### WORK TASK
Throughout the listing that follows, find each line with the word "constexpr" and copy it.
%%
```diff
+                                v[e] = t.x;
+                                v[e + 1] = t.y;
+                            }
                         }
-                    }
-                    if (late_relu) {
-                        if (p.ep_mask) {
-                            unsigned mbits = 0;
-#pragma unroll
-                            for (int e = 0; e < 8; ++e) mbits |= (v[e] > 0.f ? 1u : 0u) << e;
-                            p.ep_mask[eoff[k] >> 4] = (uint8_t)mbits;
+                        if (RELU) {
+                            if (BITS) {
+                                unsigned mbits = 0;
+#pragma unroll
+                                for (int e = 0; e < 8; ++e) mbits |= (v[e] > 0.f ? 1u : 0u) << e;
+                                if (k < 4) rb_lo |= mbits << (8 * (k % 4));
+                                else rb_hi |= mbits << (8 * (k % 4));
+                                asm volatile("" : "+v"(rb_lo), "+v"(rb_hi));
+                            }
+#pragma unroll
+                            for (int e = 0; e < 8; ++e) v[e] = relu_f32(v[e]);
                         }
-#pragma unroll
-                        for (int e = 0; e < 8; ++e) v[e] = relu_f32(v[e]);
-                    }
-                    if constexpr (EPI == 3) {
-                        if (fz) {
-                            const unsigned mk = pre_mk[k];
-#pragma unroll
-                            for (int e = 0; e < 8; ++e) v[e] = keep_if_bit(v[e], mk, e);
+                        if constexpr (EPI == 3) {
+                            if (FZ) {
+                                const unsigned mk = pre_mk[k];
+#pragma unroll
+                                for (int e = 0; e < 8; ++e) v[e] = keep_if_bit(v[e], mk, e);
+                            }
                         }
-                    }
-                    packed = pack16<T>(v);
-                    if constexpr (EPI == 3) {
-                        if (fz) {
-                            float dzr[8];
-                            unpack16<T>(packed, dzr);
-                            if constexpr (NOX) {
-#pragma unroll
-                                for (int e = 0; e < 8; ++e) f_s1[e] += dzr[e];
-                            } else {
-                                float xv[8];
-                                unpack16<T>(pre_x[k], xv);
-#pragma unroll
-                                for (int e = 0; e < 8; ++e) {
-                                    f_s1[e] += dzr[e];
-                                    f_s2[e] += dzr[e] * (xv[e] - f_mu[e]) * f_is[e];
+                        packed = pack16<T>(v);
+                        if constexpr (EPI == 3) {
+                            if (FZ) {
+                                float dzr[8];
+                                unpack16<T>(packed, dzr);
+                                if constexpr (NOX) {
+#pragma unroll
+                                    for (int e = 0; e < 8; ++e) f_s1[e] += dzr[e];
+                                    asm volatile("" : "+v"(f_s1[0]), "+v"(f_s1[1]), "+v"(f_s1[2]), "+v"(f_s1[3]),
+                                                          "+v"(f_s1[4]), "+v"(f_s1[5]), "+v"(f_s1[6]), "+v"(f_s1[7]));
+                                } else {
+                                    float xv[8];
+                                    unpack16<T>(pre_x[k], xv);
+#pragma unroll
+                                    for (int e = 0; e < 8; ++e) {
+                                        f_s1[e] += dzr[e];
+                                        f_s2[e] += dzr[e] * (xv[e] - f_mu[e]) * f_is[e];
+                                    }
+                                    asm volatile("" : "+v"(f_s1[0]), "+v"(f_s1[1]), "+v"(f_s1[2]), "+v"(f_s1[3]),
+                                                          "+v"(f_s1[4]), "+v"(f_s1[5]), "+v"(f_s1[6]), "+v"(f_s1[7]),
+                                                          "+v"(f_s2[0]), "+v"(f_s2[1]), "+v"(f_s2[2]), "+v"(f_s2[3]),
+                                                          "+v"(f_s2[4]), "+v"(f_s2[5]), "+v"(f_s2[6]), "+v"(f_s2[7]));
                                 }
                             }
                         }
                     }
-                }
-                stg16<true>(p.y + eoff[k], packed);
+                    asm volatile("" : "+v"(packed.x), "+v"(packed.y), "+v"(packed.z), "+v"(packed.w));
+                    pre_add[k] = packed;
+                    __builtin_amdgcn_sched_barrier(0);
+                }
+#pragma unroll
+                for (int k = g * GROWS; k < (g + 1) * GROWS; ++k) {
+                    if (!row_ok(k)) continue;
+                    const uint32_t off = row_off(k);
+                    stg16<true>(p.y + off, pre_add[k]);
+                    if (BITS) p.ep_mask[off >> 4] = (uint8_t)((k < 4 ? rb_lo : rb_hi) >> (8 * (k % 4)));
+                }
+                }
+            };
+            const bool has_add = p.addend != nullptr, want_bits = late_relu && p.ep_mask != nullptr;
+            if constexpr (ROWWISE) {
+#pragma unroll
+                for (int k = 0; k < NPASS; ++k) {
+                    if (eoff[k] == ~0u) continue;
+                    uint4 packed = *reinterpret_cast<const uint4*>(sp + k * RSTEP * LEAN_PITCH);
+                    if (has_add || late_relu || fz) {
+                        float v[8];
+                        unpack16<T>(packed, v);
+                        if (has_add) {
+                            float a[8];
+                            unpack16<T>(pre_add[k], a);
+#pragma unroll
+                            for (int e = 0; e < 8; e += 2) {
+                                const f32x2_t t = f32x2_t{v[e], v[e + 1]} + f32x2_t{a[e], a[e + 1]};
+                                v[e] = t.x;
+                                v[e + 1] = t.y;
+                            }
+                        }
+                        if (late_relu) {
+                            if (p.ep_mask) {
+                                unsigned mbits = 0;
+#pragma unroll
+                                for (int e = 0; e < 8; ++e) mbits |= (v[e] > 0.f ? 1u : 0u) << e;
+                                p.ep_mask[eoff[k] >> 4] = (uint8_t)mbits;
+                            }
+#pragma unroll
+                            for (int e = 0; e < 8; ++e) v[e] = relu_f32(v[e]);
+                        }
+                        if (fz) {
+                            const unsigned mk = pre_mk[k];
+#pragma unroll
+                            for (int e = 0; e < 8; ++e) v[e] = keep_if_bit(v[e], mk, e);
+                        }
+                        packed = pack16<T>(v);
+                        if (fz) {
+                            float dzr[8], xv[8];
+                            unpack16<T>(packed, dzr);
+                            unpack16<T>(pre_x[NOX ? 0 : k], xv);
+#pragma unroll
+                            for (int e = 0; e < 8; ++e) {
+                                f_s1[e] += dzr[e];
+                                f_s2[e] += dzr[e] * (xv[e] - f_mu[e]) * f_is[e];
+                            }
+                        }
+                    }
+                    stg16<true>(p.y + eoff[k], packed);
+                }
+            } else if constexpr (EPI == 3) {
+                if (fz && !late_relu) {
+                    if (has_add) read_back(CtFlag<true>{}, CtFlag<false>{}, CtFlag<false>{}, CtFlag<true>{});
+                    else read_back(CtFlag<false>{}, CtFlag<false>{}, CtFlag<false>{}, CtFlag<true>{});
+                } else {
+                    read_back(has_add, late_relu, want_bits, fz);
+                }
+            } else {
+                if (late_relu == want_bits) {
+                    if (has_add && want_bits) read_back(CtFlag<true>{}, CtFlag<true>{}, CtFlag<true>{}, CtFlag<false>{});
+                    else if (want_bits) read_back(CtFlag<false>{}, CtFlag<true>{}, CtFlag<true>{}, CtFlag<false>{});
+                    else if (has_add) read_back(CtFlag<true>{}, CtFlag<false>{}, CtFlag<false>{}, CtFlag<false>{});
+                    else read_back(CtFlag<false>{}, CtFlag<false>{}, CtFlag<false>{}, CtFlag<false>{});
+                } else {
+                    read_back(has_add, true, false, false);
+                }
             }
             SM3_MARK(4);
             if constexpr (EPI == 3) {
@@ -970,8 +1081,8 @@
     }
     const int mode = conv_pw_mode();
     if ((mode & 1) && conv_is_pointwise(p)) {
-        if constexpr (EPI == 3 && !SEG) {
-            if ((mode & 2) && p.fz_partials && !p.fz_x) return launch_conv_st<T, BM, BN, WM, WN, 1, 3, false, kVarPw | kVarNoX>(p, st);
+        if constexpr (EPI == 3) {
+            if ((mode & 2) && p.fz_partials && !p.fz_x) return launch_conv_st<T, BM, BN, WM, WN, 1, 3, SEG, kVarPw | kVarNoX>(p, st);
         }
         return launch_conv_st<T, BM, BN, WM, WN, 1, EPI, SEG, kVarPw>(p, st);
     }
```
%%
%%
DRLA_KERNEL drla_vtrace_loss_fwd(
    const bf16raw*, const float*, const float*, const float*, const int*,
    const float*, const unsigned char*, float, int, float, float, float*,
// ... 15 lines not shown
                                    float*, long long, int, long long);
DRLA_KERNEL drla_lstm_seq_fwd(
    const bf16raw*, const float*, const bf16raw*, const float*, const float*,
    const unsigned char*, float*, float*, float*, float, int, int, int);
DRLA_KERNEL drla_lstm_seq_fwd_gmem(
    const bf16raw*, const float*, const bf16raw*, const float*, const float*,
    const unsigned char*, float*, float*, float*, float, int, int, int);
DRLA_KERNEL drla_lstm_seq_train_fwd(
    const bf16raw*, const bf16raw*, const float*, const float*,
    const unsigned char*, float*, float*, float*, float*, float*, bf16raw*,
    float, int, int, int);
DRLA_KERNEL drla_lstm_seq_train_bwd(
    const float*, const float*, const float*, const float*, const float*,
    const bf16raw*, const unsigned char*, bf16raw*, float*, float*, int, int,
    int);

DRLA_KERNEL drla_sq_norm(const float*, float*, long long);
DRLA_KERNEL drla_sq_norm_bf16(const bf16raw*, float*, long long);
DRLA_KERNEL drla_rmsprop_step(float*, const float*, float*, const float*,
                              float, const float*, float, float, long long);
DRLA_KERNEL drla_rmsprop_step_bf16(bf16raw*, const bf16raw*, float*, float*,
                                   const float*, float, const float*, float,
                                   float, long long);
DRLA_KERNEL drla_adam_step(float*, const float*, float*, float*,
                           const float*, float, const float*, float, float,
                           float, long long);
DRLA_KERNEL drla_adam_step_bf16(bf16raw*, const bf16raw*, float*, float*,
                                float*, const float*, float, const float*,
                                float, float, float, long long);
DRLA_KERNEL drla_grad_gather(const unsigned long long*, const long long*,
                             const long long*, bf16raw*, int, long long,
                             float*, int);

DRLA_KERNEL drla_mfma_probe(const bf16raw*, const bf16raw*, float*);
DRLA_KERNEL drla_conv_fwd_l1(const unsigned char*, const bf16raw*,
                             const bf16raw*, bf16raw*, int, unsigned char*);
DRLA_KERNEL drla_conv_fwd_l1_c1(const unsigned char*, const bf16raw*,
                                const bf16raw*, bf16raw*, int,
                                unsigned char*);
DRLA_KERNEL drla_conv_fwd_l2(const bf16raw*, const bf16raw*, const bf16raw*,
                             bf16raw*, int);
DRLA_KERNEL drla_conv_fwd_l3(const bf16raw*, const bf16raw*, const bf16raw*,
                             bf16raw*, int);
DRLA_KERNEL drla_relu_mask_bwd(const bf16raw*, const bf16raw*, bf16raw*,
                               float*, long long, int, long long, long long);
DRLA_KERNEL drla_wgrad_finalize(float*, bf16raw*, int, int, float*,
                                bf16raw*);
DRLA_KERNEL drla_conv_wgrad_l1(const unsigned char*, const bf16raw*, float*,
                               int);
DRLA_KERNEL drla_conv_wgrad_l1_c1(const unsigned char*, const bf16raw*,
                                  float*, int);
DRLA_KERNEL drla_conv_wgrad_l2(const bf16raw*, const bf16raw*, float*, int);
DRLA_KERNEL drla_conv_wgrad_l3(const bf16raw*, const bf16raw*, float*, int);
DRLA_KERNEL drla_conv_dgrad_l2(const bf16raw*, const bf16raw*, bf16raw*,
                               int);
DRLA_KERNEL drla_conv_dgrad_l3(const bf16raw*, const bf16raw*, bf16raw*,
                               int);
%%
%%
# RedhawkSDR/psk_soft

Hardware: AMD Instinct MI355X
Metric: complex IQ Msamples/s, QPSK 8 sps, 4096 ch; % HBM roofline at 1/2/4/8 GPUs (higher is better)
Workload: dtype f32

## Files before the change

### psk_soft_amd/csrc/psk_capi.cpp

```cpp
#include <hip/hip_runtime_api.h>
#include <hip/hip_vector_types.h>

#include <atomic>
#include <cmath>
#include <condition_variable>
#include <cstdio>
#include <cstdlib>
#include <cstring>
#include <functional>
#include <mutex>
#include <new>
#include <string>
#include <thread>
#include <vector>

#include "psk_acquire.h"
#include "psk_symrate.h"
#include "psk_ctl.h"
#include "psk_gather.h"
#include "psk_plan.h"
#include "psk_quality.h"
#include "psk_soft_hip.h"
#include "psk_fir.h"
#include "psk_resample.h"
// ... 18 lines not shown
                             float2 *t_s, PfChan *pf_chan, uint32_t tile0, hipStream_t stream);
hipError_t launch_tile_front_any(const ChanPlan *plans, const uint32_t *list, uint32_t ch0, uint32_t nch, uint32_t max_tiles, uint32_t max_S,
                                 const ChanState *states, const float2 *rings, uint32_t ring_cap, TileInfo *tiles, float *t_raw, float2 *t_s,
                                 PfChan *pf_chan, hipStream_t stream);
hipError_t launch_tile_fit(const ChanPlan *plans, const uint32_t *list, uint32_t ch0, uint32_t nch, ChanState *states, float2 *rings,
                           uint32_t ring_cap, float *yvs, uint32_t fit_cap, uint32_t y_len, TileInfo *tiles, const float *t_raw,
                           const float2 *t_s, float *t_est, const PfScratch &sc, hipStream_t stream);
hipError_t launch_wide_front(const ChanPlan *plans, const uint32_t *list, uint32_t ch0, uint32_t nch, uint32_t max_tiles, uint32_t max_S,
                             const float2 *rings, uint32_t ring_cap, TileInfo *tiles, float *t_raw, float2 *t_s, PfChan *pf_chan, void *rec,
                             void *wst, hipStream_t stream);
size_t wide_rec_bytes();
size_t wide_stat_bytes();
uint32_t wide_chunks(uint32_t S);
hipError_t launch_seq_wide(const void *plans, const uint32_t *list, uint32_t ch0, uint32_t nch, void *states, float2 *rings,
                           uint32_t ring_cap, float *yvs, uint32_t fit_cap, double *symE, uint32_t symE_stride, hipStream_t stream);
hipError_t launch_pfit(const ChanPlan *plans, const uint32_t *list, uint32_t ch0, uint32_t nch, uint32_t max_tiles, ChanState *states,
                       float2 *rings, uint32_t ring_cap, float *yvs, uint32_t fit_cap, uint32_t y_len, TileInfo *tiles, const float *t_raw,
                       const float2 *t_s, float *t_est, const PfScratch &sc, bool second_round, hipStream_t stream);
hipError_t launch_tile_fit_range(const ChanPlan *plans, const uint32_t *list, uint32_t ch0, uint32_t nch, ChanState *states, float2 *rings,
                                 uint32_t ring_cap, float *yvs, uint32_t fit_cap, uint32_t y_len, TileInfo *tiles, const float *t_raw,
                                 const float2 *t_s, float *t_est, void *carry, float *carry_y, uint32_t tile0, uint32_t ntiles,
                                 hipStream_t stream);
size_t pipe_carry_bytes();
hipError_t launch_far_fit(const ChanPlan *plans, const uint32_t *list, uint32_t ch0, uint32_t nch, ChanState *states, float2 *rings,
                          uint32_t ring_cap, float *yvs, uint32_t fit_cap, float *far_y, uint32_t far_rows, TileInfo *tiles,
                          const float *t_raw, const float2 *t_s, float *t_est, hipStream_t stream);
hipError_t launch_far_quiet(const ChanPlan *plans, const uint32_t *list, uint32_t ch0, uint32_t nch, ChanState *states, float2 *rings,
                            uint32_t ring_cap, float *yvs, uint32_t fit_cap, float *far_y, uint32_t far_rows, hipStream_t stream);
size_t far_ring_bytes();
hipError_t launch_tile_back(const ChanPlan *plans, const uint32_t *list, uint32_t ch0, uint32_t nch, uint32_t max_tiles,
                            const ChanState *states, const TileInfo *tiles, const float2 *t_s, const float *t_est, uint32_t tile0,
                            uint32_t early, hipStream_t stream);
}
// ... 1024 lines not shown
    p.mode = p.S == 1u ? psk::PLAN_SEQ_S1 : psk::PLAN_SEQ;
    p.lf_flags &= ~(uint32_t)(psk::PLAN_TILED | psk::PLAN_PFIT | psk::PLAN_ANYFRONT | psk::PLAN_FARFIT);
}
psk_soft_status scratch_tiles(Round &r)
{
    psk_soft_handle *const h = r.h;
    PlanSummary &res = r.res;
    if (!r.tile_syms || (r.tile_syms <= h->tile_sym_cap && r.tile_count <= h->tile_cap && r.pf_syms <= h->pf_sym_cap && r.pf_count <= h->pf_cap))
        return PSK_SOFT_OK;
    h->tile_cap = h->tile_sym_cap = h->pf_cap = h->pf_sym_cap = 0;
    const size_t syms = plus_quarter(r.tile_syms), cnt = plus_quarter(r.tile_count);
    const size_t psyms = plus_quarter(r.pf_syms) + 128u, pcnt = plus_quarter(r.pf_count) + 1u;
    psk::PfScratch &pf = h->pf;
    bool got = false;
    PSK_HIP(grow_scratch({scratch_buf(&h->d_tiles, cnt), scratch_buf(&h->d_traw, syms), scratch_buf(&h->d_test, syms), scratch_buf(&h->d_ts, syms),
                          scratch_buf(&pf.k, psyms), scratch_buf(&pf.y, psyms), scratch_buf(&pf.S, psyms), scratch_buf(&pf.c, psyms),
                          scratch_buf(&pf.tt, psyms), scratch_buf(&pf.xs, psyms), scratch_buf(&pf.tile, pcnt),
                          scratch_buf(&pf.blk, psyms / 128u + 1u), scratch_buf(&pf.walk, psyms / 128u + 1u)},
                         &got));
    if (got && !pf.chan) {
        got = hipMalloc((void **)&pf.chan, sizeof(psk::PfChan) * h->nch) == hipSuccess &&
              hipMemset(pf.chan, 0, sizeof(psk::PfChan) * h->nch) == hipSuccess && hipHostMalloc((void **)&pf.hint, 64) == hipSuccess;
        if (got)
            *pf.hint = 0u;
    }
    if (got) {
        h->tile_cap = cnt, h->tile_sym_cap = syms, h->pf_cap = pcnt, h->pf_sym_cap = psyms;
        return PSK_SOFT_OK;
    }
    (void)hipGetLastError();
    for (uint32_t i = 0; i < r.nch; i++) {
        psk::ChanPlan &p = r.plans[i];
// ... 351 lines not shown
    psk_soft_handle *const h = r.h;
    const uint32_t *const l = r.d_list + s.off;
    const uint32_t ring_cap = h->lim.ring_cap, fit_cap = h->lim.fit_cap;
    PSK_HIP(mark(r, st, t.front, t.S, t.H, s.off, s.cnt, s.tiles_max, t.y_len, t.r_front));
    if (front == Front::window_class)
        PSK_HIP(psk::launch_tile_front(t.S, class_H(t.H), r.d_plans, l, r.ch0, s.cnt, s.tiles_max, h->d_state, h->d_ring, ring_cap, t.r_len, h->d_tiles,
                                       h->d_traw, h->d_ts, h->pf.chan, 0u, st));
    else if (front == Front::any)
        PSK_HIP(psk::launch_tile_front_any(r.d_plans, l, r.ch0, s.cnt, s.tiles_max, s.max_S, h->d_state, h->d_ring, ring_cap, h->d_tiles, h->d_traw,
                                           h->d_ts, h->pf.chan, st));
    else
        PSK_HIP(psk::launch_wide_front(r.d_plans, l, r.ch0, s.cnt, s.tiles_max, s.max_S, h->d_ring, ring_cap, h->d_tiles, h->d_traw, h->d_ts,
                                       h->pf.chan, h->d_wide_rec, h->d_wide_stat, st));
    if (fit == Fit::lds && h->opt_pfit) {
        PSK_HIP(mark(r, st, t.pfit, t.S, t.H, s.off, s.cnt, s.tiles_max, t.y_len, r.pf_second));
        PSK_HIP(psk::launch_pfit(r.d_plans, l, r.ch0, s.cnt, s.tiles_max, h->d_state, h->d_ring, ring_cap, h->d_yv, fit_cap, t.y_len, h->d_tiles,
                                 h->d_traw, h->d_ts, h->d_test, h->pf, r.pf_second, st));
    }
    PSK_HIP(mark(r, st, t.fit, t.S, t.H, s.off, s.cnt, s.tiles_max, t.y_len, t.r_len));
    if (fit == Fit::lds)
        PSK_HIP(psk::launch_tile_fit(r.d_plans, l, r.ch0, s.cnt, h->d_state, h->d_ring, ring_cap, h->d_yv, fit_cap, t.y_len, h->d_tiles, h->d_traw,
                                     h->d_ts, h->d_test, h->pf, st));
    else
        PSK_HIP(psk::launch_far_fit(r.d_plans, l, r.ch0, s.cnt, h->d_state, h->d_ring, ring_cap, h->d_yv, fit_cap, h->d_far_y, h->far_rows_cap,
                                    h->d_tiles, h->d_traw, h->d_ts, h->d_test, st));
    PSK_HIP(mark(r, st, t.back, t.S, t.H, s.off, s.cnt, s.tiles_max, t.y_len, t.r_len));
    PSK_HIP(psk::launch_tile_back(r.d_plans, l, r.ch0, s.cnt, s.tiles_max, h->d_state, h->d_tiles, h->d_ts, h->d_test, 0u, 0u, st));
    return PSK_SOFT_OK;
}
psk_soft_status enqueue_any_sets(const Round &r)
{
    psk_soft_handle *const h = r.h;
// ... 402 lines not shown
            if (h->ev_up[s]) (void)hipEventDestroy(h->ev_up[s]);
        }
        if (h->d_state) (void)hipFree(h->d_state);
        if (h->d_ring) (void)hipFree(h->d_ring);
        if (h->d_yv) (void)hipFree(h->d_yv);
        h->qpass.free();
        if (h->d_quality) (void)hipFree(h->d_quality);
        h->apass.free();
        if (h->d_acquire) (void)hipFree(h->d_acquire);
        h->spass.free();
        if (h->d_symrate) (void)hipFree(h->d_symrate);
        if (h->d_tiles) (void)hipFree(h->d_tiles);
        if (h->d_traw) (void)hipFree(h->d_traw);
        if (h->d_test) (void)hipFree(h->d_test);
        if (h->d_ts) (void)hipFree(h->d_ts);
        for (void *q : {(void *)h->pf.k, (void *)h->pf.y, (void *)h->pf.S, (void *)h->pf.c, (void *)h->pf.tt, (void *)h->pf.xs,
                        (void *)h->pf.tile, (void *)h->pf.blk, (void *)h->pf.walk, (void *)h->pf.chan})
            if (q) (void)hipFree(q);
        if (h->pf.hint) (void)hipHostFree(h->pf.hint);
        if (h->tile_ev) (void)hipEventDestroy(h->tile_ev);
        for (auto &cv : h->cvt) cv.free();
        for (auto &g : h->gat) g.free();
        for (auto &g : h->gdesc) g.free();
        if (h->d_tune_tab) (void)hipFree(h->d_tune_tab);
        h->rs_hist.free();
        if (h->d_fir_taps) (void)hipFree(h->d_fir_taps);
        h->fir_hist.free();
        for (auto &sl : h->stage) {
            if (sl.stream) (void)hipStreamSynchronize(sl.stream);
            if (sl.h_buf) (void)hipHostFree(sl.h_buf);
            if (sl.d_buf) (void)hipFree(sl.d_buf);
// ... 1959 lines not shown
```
%%
### ANSWER TO THIS TASK
-                    if constexpr (EPI == 3) {
+                        if constexpr (EPI == 3) {
-                    if constexpr (EPI == 3) {
-                            if constexpr (NOX) {
+                        if constexpr (EPI == 3) {
+                                if constexpr (NOX) {
+            if constexpr (ROWWISE) {
+            } else if constexpr (EPI == 3) {
             if constexpr (EPI == 3) {
-        if constexpr (EPI == 3 && !SEG) {
+        if constexpr (EPI == 3) {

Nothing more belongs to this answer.